A safety analysis from the phase 3 MOXIe Part 2 trial (NCT0225435), presented at the International Congress at Ataxia Research 2024, provides insights into the treatment-emergent adverse events (TEAEs) associated with omaveloxolone (Skyclarys; Biogen), a drug approved for Friedreich ataxia (FA). The analysis focused on the frequency and timing of these events, revealing that most occurred within the first 12 weeks of treatment, with gastrointestinal disorders and elevated aminotransferase levels (AST/ALT) being the most common.
The study included 103 patients aged 16 to 40 years with genetically confirmed FA, randomized to either omaveloxolone (n = 51) or placebo (n = 52) for 52 weeks. TEAEs were observed in both groups, with the majority classified as mild or moderate in severity. Notably, elevated AST/ALT occurred in 29.4% (n = 15) of omaveloxolone-treated patients within the first 12 weeks, compared to only one case in the placebo group after 12 weeks. After this initial period, the incidence of several TEAEs, including elevated ALT/AST, headache, nausea, abdominal pain, and fatigue, began to decrease in the omaveloxolone group.

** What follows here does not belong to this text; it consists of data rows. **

+    const int tid = threadIdx.x, lane = tid & 63, wave = tid >> 6, c = lane & 31, hl = lane >> 5;
+    const int bh = blockIdx.y, b = bh / g.h, hd = bh % g.h, D = g.D;
+    const long LD = g.lm_ld;
+    const int ntiles = g.n_p / TR;
+    const int t0 = blockIdx.x * tiles_per_wg, t1 = min(t0 + tiles_per_wg, ntiles);
+    if (t0 >= t1) return;
+    constexpr bool masked = MASKED;
+    const int lq = 32 * wave + c;
+    const float ml = masked ? g.mlm[(long)b * NM + lq] : 1.f;
+    const bf16_t* klb = lm + (long)b * NM * LD + D + hd * ND;
+    const bf16_t* w2b = w2 + (long)bh * NM * ND;
+#pragma unroll
+    for (int i = 0; i < NM * 8 / NTW; i++) {
+        const int cid = tid + i * NTW, r = cid >> 3, cc = cid & 7;
+        *reinterpret_cast<u32x4*>(s_kl + r * NP + cc * 8) = *reinterpret_cast<const u32x4*>(klb + (long)r * LD + cc * 8);
+    }
+    bf16x8 klf[4], w2f[4];
+#pragma unroll
+    for (int ks = 0; ks < 4; ks++) {
+        klf[ks] = frag_g(klb + (long)lq * LD, 16 * ks, lane);
+        w2f[ks] = frag_g(w2b + (long)lq * ND, 16 * ks, lane);
+    }
+    const bf16_t* qb = qkv + (long)b * g.n_p * 3 * D + hd * ND;
+    const bf16_t* gb = dout + (long)b * g.n_p * D + hd * ND;
+    const bf16_t* ob = o1 + (long)b * g.n_p * D + hd * ND;
+    f32x16 adw[2] = {zero16(), zero16()}, adk[2] = {zero16(), zero16()};
+    constexpr int NCH = TR * 8 / NTW;
+    const int pr = tid >> 3, pc = tid & 7;
+    u32x4 rq[NCH], rg[NCH], ro[NCH];
+    float rl = 0.f;
+    auto load_tiles = [&](int t) {
+#pragma unroll
+        for (int i = 0; i < NCH; i++) {
+            const long row = (long)t * TR + pr + 64 * i;
+            rq[i] = *reinterpret_cast<const u32x4*>(qb + row * 3 * D + pc * 8);
+            rg[i] = *reinterpret_cast<const u32x4*>(gb + row * D + pc * 8);
+            ro[i] = *reinterpret_cast<const u32x4*>(ob + row * D + pc * 8);
+        }
+        if (tid < TR) rl = lse1[(long)bh * g.n_p + (long)t * TR + tid];
+    };
+    auto stage_tiles = [&](int t) {
+#pragma unroll
+        for (int i = 0; i < NCH; i++) {
+            const int r = pr + 64 * i;
+            *reinterpret_cast<u32x4*>(s_q + r * NP + pc * 8) = rq[i];
+            *reinterpret_cast<u32x4*>(s_g + r * NP + pc * 8) = rg[i];
+            float d = 0.f;
+#pragma unroll
+            for (int w = 0; w < 4; w++) {
+                d += __uint_as_float(rg[i][w] << 16) * __uint_as_float(ro[i][w] << 16);
+                d += __uint_as_float(rg[i][w] & 0xffff0000u) * __uint_as_float(ro[i][w] & 0xffff0000u);
+            }
+            d += __shfl_xor(d, 1, 64);
+            d += __shfl_xor(d, 2, 64);
+            d += __shfl_xor(d, 4, 64);
+            if (pc == 0) {
+                s_del[r] = -d * g.scale;
+                delta1[(long)bh * g.n_p + (long)t * TR + r] = d;
+            }
+        }
+        if (tid < TR) {
+            s_lse[tid] = -rl * LOG2E;
+            s_mr[tid] = masked ? g.mrow[(long)b * g.n_p + (long)t * TR + tid] : 1.f;
+        }
+    };
+    load_tiles(t0);
+    stage_tiles(t0);
+    __syncthreads();
+    const int qb2 = wave & 3, dhalf = wave >> 2;
+#pragma unroll 1
+    for (int t = t0; t < t1; t++) {
+        const bool more = t + 1 < t1;
+        if (more) load_tiles(t + 1);
+#pragma unroll
+        for (int i = 0; i < 4; i++) {
+            const f32x16 lv = rowvals16(s_lse + 32 * i, hl), dv = rowvals16(s_del + 32 * i, hl);
+            f32x16 s = zero16(), dp = zero16();
+#pragma unroll
+            for (int ks = 0; ks < 4; ks++) {
+                s = MFMA(frag_kc(s_q, 32 * i, 16 * ks, lane), klf[ks], s);
+                dp = MFMA(frag_kc(s_g, 32 * i, 16 * ks, lane), w2f[ks], dp);
+            }
+            if (masked) {
+                const f32x16 vr = rowvals16(s_mr + 32 * i, hl);
+                s = s * g.scale2;
+                mask_fill16(s, vr, ml);
+                s = s + lv;
+                exp2_16(s);
+                dp = s * (dp * g.scale + dv);
+                mask_zero16(dp, vr, ml);
+            } else {
+                s = s * g.scale2 + lv;
+                exp2_16(s);
+                dp = s * (dp * g.scale + dv);
+            }
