template <int VS>
__device__ __forceinline__ bool prepare_colmap(ColMapLds<VS>& m, ColMap& cm, const int32_t* tok, int N, int blank,
                                               int V) {
    cm.bm = m.bm;
    cm.wpre = m.wpre;
    cm.cols = m.cols;
    cm.n = 0;
    if (!ColMapLds<VS>::kOn) return true;
    cm.n = build_colmap(tok, N, blank, V, m.bm, m.wpre, m.cols);
    return cm.n <= kGatherVS;
}

template <int VS, int W>
constexpr int kCkSlots = (W == 1 || VS == 32) ? 2 * W : W;

constexpr int kSplitWaves = 8;
constexpr int kQ0LdsFrames = 4096;

template <int C, int VS, int W, int H, bool SP = false, int XW = 0>
__device__ __forceinline__ void align_dp_body(const AlignArgs& a) {
    constexpr bool CK = !SP && H == 0 && VS != kGatherVS && W >= 2;
    constexpr bool WT = split_wt<C, VS, SP>();
    constexpr int kLdsFloats = H ? (kLatencyLdsFloats > 4 * kChunk * VS ? kLatencyLdsFloats : 4 * kChunk * VS)
                                 : (CK ? kCkSlots<VS, W> : 2) * kChunk * VS;
    __shared__ float lds[kLdsFloats];
    __shared__ __attribute__((aligned(16))) float c0b[H || (CK && W >= 2) ? 2 * kChunk : 1];
    __shared__ __attribute__((aligned(16))) float xh[W > 1 ? 2 * W * kWave : 1];
    __shared__ unsigned cmask_lds[kMaxLdsFrames / kChunk + 1];
    __shared__ int tsb[3];
    __shared__ int blo_lds;
    __shared__ int colrec_lds[W + H > 1 ? kMaxLdsFrames / kChunk + 1 : 1];
    __shared__ int sbuf_lds[3 * (W + H + XW)];
    __shared__ ColMapLds<VS> cml;
    __shared__ float xg_lds[SP && C == 1 ? 2 * 32 : 1];
    __shared__ float q0_lds[SP && XW > 0 ? kQ0LdsFrames : 1];
    const int P = SP ? a.parts : 1;
    const int part = SP ? ((int)blockIdx.x / kXcdStride) % P : 0;
    const int xslot = (int)blockIdx.x % kXcdStride;
    const int seg = SP ? ((int)blockIdx.x / kXcdStride / P) * kXcdStride +
                             ((a.flags & kArgXcdSpread) ? (xslot - part) & (kXcdStride - 1) : xslot)
                       : (int)blockIdx.x;
    if (SP && seg >= a.S) return;
    const SegDesc d = load_desc(a.em_off, a.tok_off, a.blank_id, seg);
    const int want = (SP || a.parts > 1) ? launch_split_bucket(d.N, a.parts, a.split_id) : bucket_id(d.N, a.mode);
    if (want != (bucket_make(C, W, H ? 1 : 0) | (SP ? kSplitFlag : 0))) return;
    const int lane = (int)threadIdx.x;
    if (d.N <= 0 || d.T <= 0) {
        if (lane == 0 && part == 0) {
            a.t_start[seg] = 0;
            a.status[seg] = 1;
        }
        return;
    }
    ColMap cm;
    const bool slow = !prepare_colmap(cml, cm, a.tok + d.tok0, d.N, d.blank, a.V);
    if (slow && part != 0) return;
    const float* E = a.em + d.row0 * a.V;
    unsigned* bits = a.bits + ((d.row0 >> 5) + seg) * (int64_t)a.bits_stride_cells;
    float* q0 = a.q0 + d.row0;
    float* cn = a.cn + ((d.row0 + kCnPad * (int64_t)seg) & ~(int64_t)3);
    double* c0acc = a.c0acc + ((d.row0 >> 5) + seg);
    WX_STAMP_RT(4);
    WX_STAMP(0);
    Split sp;
    if (SP) {
        sp.p = part;
        sp.P = P;
        sp.lanes = kWave * W * P;
        sp.tag = a.epoch;
        sp.xstride = (kMaxParts - 1) * kHaloCells;
        sp.spin = a.spin;
        uint64_t* xseg = a.xg + ((d.row0 >> 5) + seg) * (int64_t)sp.xstride;
        sp.xin = xseg + (part > 0 ? part - 1 : 0) * kHaloCells;
        sp.xout = xseg + part * kHaloCells;
        sp.xg = xg_lds;
        sp.q0l = (XW > 0 && d.T <= kQ0LdsFrames) ? q0_lds : nullptr;
    }
    if (SP && lane == 0) tsb[2] = 0;
    bool lost = false;
    if (!slow)
        lost = Forward<C, VS, CK ? 2 : 0, W, H != 0, SP, (H > 1 ? 2 : 1)>::run(
            d, E, a.V, a.tok, bits, q0, cn, nullptr, lds, c0b, xh, a.x4 != 0, cm, nullptr, &sp, c0acc);
    WX_STAMP(1);
    if (SP && lost) tsb[2] = 1;
    wait_vm();
    block_fence();
    bool failed = false;
    if (SP && !slow) {
        if (lane == 0) {
            const bool fenced = !WT || (a.flags & kArgFenced);
            if (fenced) {
                __builtin_amdgcn_fence(__ATOMIC_RELEASE, "agent");
                wait_vm();
            }
            const unsigned w = split_arrive(a.arrive + seg, a.epoch, tsb[2] != 0);
            tsb[0] = ((w & 0x7Fu) == (unsigned)P) ? 1 + (int)((w >> 7) & 1u) : 0;
            if (tsb[0]) {
                if (fenced) {
                    __builtin_amdgcn_fence(__ATOMIC_ACQUIRE, "agent");
                    wait_vm();
                }
                __hip_atomic_store(a.arrive + seg, (uint64_t)0, __ATOMIC_RELAXED, __HIP_MEMORY_SCOPE_AGENT);
            }
        }
        __syncthreads();
        if (tsb[0] == 0) {
            WX_STAMP(2);
            WX_STAMP(3);
            WX_STAMP_RT(5);
            return;
        }
        failed = tsb[0] == 2;
        __syncthreads();
    }
    const Layout lay = Layout::make(C, d.N, kWave * W * P);
    if (slow || failed) {
        if (!generic_forward(d.T, d.N, d.blank, E, a.V, a.tok + d.tok0, bits, lay, cn, q0, lds, kLdsFloats)) {
            if (lane == 0) {
                a.t_start[seg] = 0;
                a.status[seg] = slow ? 2 : 3;
            }
            return;
        }
        wait_vm();
        block_fence();
    }
    int32_t* start = a.seg_start + d.tok0;
    WX_T(w0);
    const int nbw = ((d.T - 1) >> 5) + 1;
    const bool lds_walk = d.T <= kMaxLdsFrames;
    const bool q0l_ok = SP && XW > 0 && d.T <= kQ0LdsFrames && !slow && !failed;
    const int K = lds_walk ? max(1, min(W + H + XW, nbw / kSpecMinBlocks)) : 1;
    WX_T(w1);
    WX_TDECL(w2 = 0);
    auto walk_tail = [&](auto& wsrc) {
    int ts = 0, b_lo = -1;
    unsigned* cmask = lds_walk ? cmask_lds : a.cmask + ((d.row0 >> 5) + seg);
    if constexpr (W + H > 1) b_lo = walk_spec(wsrc, d.N, d.T, cn, cmask, lds_walk, K, colrec_lds, sbuf_lds, ts);
    if (lane < kWave) {
        if constexpr (W + H == 1) {
            ts = column_argmax<WT>(cn, d.T);
            b_lo = walk_impl(wsrc, d.N, ts, cmask, lds_walk);
        }
        if (lane == 0) {
            a.t_start[seg] = ts;
            tsb[0] = ts;
        }
        WX_TSET(w2);
        if (!H && b_lo >= 0) {
            wave_fence();
            compact_starts(cmask, b_lo, (ts - 1) >> 5, start);
        }
        if (lane == 0) {
            tsb[1] = b_lo >= 0 ? 1 : 0;
            blo_lds = b_lo;
        }
    } else {
        if (H && !slow && !failed && !q0l_ok) fill_q0(E, a.V, d.T, q0, kWave);
    }
    if constexpr (H != 0) {
        block_fence();
        const int bl = uniform(blo_lds);
        if (bl >= 0) compact_starts_par(cmask, bl, (uniform(tsb[0]) - 1) >> 5, start);
    }
    WX_T(w3);
    WX_TDUMP(lane == 0, 15, w1 - w0, w2 - w1, w3 - w2);
    };
    if constexpr (CK) {
        CkSrc<C, VS> wsrc;
        wsrc.ck = reinterpret_cast<const float*>(bits);
        wsrc.lay = lay;
        wsrc.acc = c0acc;
        wsrc.E = E;
        wsrc.tok = a.tok + d.tok0;
        wsrc.T = d.T;
        wsrc.N = d.N;
        wsrc.V = a.V;
        wsrc.blank = d.blank;
        wsrc.x4 = a.x4 != 0;
        wsrc.slot[0] = lds + uniform((int)threadIdx.x >> 6) * kChunk * VS;
        wsrc.slot[1] = kCkSlots<VS, W> >= 2 * W ? wsrc.slot[0] + W * kChunk * VS : wsrc.slot[0];
        wsrc.junk = xh;
        walk_tail(wsrc);
    } else {
        BitSrc<C, WT> wsrc{bits, lay};
        walk_tail(wsrc);
    }
    wait_vm();
    block_fence();
    const int ts = tsb[0];
    const bool ok = tsb[1] != 0;
    WX_STAMP(2);
    if (lane == 0) a.status[seg] = (ok ? 0 : 1) | (failed ? WX_STATUS_RECOVERED : 0) | (slow ? WX_STATUS_GENERIC : 0);
    if (!ok) return;
    if (d.T + d.N <= kLdsFloats && d.N > 2 * (int)blockDim.x)
        merge_tokens_lds(E, a.V, a.tok + d.tok0, d.N, d.T, ts, q0l_ok ? q0_lds : q0, start, a.seg_end + d.tok0,
                         a.seg_score + d.tok0, lds);
    else
        merge_tokens(E, a.V, a.tok + d.tok0, d.N, ts, q0l_ok ? q0_lds : q0, start, a.seg_end + d.tok0,
                     a.seg_score + d.tok0);
    WX_STAMP(3);
    WX_STAMP_RT(5);
}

Timing and Duration of Adverse Events
The analysis revealed that the median time to onset for certain side effects was shorter in the omaveloxolone group compared to placebo. Nausea appeared at a median of 7 days, diarrhea at 14 days, vomiting at 11 days, and increased ALT/AST at 16 days. The median duration of elevated ALT and AST was 33 days in the omaveloxolone group. Interestingly, the median duration of fatigue was longer in the placebo arm, while those on omaveloxolone experienced longer durations of muscle spasms and back pain.
Mechanism and Clinical Implications
Omaveloxolone, a potent activator of Nrf2 signaling, is known to increase the expression of aminotransferases due to its pharmacodynamic effects. The investigators observed no instances of concomitant elevation of transferases and total bilirubin. They suggest that the transient increase in aminotransferases may reflect beneficial metabolic adaptations resulting from Nrf2 activation.
The maximum increases in ALT, AST, and GGT were observed within the first 12 weeks of omaveloxolone treatment, with a gradual downward trend over time. The study authors concluded that these findings can help guide patient treatment expectations and emphasize the importance of dosing compliance.
Efficacy and Approval Context
Omaveloxolone received FDA approval in 2023 as the first treatment for FA, based on data from the MOXIe Part 2 trial and a post hoc analysis of the open-label MOXIe extension trial (NCT02255435). The pivotal trial demonstrated a statistically significant reduction in modified Friedreich Ataxia Rating Scale scores in the omaveloxolone group compared to placebo at week 48 (P = .0138), with a placebo-corrected difference of -2.41 points. The recommended dose is 150 mg taken orally once daily.